About this task: If a line below includes the string "epoch", copy it.

Dataset entries:
· · · ·

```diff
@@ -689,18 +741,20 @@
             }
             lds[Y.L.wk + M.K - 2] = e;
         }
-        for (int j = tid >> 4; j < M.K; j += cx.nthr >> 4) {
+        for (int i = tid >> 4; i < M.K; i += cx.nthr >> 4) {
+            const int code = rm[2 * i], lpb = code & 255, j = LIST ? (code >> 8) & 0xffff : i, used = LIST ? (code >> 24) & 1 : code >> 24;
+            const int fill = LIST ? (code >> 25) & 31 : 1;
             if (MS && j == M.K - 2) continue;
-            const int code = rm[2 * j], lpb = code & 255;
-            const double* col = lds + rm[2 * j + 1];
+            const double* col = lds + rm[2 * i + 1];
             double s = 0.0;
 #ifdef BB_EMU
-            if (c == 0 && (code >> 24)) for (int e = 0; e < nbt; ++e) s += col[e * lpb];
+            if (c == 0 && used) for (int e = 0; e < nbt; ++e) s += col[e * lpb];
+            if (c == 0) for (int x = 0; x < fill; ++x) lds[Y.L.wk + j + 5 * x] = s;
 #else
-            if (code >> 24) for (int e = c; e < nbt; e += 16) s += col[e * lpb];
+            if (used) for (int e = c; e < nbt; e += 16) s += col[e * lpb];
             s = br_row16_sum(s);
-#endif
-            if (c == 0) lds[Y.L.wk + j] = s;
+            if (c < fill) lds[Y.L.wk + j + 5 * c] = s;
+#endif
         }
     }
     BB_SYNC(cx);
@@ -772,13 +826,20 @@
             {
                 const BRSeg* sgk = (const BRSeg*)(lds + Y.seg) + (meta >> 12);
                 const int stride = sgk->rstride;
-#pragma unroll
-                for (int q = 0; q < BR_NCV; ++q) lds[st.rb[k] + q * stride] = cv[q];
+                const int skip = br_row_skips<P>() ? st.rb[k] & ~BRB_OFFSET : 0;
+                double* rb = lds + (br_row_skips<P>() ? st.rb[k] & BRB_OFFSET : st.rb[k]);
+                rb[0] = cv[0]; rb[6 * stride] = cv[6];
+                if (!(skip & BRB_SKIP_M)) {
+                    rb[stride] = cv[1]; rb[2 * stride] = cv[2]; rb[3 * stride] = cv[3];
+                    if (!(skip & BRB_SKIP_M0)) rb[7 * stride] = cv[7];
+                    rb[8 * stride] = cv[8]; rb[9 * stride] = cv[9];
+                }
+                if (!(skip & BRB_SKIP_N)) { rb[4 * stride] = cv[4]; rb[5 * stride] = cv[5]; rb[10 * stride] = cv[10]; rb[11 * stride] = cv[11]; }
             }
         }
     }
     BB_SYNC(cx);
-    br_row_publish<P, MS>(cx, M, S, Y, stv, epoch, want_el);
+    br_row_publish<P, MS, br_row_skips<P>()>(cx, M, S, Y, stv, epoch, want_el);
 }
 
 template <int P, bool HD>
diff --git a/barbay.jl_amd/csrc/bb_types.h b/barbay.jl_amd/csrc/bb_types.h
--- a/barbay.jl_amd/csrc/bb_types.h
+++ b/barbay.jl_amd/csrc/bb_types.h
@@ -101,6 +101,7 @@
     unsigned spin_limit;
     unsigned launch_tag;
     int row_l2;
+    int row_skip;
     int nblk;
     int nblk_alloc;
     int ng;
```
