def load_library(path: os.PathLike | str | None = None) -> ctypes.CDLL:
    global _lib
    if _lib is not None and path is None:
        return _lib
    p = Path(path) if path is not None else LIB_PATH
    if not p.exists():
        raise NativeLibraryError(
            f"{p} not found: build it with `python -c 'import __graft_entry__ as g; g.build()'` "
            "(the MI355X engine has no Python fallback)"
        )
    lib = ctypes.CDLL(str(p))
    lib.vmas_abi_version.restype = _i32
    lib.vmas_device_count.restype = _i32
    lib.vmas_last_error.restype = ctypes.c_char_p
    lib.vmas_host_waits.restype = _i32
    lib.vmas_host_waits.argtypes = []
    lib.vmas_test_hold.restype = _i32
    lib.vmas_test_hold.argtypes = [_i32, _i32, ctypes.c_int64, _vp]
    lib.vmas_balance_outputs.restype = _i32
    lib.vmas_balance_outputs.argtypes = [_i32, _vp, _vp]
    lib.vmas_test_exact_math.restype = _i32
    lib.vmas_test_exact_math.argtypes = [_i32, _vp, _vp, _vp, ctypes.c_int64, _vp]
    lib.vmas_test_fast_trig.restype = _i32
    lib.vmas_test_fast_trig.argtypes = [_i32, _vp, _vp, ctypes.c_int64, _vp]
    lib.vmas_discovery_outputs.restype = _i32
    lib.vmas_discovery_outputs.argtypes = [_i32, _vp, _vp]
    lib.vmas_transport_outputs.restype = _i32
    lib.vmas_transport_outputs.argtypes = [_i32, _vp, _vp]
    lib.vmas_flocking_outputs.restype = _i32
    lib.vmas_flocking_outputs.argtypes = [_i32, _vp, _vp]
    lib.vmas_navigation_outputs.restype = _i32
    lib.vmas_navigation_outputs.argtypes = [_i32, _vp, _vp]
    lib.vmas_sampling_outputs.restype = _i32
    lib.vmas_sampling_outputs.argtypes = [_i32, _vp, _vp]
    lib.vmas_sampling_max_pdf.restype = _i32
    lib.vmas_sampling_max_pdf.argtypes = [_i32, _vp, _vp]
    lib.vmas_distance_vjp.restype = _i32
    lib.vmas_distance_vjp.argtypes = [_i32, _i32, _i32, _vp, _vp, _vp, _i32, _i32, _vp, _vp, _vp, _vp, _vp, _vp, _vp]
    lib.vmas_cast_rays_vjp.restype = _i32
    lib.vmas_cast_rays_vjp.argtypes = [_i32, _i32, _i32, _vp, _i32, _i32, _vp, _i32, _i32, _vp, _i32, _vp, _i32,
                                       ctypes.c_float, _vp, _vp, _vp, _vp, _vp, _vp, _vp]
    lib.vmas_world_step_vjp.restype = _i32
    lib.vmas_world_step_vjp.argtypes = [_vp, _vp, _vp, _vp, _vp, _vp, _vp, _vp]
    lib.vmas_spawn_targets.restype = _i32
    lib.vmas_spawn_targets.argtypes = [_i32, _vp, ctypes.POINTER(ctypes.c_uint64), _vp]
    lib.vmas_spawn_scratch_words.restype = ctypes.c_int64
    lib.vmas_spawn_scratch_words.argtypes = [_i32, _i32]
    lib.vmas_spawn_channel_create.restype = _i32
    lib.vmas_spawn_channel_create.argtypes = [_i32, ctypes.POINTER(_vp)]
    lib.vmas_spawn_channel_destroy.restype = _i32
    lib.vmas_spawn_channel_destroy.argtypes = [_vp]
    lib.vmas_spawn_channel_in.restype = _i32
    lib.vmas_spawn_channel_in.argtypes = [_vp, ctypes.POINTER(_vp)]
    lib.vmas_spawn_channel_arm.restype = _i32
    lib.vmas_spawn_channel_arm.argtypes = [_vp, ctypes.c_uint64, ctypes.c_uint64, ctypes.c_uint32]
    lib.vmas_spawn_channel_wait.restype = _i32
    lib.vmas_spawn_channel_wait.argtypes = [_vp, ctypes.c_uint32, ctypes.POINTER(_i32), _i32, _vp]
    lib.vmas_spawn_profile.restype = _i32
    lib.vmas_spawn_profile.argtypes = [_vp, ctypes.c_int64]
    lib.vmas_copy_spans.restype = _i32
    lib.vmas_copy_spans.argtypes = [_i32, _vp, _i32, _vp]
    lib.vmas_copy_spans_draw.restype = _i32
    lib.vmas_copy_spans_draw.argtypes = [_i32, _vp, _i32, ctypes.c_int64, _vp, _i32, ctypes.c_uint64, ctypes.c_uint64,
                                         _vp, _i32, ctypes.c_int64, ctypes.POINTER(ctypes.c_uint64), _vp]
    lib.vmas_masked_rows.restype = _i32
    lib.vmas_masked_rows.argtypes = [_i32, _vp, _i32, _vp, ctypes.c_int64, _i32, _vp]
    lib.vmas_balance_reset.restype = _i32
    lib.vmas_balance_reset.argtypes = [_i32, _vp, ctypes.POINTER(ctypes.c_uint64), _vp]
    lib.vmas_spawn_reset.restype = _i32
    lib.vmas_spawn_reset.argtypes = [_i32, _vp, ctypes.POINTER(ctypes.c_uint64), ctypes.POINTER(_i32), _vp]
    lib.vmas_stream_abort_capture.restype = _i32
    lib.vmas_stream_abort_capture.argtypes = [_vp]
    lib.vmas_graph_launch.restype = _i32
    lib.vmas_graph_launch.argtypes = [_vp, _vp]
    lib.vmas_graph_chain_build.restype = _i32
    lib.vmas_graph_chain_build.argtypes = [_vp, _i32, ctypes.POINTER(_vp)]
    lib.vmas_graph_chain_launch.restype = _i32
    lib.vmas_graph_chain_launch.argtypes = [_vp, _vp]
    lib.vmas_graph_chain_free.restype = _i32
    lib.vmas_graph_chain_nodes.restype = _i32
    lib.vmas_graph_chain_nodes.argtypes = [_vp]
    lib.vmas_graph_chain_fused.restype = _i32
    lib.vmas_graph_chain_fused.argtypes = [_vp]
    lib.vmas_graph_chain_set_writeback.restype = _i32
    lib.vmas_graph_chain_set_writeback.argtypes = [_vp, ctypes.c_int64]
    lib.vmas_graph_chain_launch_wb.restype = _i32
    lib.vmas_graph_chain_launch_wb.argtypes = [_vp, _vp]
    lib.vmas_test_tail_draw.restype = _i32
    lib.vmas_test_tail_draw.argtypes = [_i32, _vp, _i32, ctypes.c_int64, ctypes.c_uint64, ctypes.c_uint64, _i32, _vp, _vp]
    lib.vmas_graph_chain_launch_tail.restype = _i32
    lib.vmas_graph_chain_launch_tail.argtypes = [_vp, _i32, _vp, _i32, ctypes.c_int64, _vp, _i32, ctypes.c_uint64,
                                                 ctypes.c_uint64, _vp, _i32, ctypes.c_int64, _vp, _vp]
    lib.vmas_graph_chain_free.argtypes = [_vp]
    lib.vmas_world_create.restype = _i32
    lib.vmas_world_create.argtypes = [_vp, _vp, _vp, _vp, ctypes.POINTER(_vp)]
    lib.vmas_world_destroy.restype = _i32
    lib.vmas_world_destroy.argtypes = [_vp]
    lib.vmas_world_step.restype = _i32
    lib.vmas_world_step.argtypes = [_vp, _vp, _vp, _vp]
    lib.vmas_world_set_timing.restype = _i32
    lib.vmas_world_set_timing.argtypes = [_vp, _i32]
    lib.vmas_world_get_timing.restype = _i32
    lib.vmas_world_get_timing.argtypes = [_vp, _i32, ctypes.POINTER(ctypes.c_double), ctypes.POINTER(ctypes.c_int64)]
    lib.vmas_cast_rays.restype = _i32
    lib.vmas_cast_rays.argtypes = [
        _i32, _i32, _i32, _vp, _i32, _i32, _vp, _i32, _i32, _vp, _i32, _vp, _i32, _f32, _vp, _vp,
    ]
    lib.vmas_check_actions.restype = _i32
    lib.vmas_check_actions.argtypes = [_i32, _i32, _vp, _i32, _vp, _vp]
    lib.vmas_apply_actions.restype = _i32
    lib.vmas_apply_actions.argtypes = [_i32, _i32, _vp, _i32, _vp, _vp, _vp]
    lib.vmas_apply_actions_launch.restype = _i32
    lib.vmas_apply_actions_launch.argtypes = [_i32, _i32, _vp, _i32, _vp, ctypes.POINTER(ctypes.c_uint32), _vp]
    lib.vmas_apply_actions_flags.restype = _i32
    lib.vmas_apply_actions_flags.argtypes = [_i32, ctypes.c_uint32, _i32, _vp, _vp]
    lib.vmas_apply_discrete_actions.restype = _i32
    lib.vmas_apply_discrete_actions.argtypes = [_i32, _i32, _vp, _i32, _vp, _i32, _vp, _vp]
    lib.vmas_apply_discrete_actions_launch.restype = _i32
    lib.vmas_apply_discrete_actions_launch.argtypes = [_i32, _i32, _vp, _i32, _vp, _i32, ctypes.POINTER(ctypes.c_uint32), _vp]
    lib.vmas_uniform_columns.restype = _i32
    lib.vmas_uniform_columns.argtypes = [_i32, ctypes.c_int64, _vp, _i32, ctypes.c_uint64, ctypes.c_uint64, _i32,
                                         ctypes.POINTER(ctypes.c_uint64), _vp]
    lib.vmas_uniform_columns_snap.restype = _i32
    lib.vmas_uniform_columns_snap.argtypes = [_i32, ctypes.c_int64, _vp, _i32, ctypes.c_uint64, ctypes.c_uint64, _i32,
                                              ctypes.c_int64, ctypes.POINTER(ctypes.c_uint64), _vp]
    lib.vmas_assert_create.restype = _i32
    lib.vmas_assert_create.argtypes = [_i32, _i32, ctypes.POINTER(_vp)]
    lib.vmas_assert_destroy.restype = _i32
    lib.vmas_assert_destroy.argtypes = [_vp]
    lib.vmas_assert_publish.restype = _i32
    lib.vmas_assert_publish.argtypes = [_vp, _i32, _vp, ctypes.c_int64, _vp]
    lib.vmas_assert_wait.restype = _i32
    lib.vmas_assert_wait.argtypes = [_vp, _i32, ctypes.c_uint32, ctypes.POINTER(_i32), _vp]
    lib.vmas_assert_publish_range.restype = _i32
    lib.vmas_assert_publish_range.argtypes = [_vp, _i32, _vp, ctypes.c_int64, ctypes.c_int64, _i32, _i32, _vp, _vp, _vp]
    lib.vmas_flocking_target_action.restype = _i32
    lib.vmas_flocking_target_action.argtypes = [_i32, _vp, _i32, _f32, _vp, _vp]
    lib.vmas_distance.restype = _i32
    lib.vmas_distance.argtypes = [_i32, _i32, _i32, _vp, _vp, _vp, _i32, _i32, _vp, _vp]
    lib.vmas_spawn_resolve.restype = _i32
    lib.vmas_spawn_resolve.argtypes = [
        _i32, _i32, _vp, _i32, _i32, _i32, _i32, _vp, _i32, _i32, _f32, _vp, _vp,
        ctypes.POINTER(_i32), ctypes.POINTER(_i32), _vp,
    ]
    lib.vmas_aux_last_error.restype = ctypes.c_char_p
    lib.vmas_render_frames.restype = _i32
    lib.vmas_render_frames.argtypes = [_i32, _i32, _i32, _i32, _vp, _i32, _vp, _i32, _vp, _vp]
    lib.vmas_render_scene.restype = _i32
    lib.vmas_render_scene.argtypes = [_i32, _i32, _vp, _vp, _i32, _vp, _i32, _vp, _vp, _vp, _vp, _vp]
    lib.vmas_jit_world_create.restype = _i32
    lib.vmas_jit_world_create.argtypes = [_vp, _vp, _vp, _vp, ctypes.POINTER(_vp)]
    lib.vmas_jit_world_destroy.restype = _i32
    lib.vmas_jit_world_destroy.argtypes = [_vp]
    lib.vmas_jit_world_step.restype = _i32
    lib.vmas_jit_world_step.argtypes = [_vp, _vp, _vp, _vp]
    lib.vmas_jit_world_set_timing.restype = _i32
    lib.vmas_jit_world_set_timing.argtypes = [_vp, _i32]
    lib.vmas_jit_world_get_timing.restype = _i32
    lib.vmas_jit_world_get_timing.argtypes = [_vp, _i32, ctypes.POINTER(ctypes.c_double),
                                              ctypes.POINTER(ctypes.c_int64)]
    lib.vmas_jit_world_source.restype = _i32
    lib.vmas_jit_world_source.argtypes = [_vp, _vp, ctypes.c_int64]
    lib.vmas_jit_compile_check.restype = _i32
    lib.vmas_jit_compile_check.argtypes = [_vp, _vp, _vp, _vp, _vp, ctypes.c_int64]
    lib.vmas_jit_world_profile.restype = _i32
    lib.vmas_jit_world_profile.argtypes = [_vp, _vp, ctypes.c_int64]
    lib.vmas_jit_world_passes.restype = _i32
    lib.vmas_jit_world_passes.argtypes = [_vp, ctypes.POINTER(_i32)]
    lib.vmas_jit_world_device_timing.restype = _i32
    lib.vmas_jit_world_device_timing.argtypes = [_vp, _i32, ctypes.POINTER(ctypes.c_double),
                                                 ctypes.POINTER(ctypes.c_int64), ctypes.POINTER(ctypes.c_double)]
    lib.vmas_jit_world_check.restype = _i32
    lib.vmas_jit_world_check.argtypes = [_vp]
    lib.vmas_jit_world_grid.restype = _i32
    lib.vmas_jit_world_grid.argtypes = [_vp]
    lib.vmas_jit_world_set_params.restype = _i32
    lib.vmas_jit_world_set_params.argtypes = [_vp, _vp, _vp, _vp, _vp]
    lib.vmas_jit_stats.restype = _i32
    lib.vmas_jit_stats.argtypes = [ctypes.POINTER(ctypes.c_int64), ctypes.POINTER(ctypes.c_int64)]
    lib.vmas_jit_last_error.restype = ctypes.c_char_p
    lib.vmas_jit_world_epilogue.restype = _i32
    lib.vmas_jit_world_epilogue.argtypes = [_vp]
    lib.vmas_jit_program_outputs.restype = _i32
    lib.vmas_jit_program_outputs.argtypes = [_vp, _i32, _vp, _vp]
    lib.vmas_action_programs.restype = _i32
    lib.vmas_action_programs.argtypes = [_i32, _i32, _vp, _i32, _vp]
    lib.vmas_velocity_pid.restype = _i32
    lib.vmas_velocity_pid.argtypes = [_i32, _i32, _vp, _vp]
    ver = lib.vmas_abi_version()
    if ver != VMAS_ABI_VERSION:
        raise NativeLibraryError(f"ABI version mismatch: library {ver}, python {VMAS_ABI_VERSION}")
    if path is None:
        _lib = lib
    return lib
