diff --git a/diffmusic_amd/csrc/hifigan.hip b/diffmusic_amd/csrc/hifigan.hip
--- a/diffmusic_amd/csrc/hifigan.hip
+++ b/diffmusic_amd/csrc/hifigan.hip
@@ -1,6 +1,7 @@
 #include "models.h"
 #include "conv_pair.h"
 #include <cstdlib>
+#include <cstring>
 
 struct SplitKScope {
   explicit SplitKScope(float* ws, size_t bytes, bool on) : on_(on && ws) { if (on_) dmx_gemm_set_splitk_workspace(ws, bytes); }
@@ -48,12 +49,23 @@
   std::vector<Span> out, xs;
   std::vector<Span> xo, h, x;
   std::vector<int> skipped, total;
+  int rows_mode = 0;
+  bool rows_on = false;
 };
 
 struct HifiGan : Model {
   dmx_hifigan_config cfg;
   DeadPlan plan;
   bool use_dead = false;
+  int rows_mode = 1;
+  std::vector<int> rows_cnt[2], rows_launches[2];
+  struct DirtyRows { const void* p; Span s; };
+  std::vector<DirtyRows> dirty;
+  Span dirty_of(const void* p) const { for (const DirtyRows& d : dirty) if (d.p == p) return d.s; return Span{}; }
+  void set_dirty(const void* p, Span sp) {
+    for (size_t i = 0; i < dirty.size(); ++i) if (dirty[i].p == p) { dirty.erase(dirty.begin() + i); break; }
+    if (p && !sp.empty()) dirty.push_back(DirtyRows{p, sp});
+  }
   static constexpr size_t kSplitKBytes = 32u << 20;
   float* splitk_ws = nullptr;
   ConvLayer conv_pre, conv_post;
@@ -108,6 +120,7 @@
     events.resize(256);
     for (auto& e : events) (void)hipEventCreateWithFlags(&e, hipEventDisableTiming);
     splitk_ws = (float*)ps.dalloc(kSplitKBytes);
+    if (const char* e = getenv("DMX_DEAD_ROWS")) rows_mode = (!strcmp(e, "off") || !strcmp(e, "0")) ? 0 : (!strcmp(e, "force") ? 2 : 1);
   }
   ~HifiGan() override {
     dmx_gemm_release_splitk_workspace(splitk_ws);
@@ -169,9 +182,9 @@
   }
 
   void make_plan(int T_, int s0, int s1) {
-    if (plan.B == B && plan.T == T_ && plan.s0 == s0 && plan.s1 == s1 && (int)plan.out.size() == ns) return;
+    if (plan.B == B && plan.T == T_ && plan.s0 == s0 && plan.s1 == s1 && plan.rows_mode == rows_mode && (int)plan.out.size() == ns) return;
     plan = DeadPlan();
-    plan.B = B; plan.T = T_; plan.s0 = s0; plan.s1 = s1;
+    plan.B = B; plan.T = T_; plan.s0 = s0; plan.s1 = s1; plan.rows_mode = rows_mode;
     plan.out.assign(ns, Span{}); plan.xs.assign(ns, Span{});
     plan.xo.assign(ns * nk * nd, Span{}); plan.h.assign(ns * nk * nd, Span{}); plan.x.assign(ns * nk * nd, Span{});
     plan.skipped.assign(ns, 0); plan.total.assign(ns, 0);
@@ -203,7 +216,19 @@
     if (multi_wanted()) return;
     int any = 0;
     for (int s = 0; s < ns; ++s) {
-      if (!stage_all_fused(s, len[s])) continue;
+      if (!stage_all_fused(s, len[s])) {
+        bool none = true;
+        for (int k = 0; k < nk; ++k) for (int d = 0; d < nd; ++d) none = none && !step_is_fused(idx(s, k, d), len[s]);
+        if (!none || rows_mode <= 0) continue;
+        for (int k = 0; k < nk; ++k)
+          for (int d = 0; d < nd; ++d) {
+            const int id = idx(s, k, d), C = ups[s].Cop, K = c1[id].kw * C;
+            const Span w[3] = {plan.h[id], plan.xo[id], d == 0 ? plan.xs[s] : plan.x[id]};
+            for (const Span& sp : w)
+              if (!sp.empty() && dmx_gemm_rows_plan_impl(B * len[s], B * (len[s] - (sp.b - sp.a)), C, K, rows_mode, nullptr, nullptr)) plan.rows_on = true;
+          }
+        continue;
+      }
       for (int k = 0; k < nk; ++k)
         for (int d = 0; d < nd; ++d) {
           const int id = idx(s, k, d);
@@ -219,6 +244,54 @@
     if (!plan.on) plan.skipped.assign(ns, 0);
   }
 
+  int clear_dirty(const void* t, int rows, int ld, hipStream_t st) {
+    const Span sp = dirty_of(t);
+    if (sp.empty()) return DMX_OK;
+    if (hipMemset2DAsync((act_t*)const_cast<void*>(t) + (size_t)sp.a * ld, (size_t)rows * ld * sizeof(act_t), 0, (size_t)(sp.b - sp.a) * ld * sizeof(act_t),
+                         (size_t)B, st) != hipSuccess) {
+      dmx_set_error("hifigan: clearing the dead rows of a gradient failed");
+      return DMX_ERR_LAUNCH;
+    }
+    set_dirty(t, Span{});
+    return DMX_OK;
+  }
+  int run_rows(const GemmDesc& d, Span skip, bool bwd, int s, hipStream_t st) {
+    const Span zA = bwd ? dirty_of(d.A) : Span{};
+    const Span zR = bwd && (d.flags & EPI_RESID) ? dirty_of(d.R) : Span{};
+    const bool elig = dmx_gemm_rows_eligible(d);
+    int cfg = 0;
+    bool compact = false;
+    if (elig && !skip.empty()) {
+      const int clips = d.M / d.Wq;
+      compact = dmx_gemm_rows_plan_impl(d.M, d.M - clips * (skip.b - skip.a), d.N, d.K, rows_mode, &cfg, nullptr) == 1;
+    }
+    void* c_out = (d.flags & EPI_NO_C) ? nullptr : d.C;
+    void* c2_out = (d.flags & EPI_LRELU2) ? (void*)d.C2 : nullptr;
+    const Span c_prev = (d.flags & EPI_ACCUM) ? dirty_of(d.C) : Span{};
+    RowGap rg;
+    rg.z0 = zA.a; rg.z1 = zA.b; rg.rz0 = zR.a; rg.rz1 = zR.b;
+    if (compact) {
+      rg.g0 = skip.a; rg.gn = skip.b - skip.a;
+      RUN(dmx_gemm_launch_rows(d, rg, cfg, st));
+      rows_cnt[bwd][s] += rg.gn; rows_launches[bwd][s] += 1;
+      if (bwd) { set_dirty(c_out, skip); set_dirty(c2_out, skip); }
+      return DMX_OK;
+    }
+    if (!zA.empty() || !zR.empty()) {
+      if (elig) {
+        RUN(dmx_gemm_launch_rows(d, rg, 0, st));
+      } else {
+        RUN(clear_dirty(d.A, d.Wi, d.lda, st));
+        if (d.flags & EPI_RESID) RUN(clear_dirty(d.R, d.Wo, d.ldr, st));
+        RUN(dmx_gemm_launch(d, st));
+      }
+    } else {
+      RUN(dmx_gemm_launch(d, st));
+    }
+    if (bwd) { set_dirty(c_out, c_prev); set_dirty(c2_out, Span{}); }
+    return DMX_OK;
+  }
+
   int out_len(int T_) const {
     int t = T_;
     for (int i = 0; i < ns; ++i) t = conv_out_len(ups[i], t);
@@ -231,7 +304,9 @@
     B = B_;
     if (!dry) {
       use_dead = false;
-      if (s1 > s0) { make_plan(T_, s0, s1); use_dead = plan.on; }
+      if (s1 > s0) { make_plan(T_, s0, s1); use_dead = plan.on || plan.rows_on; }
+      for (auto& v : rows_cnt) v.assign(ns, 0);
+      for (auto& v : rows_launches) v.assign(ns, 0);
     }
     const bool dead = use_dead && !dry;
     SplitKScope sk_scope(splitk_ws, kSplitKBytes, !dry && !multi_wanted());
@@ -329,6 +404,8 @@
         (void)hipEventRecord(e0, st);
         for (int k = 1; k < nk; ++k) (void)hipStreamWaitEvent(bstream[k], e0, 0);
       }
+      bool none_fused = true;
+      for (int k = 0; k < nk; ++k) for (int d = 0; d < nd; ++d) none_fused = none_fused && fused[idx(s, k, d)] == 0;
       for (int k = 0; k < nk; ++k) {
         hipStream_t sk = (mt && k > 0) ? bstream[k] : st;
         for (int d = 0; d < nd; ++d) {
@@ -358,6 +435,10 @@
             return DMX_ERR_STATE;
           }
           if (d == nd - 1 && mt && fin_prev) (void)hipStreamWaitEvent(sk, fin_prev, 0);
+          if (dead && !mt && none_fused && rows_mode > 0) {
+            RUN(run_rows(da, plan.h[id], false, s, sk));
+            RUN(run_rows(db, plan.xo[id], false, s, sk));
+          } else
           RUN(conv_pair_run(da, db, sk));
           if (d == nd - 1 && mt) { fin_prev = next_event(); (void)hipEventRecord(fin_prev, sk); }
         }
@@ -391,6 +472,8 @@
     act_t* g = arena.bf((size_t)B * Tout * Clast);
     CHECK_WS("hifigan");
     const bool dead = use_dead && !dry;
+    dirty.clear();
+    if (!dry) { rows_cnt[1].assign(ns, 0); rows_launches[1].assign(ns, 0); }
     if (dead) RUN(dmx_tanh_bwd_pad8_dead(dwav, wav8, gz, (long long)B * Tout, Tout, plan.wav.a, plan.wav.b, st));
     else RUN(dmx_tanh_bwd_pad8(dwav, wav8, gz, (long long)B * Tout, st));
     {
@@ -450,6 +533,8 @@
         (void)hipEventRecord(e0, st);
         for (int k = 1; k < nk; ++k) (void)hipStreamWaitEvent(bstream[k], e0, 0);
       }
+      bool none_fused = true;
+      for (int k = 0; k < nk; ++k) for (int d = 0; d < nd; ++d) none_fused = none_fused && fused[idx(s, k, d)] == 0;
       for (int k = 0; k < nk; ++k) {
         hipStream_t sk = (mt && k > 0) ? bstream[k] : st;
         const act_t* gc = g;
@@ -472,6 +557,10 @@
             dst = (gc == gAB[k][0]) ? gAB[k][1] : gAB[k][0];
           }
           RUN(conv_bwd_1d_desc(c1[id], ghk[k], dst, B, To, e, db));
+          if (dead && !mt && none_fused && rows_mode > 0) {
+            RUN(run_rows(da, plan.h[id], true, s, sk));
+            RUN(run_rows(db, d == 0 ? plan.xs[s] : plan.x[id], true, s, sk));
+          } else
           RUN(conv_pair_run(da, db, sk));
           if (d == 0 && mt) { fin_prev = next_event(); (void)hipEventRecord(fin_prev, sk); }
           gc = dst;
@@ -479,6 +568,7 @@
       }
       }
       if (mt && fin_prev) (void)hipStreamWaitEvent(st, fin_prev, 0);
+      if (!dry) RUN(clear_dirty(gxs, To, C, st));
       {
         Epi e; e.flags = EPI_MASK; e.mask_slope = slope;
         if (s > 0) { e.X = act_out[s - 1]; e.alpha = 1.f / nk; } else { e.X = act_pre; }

· · · ·

Problem solution:
-    br_row_publish<P, MS>(cx, M, S, Y, stv, epoch, want_el);
+    br_row_publish<P, MS, br_row_skips<P>()>(cx, M, S, Y, stv, epoch, want_el);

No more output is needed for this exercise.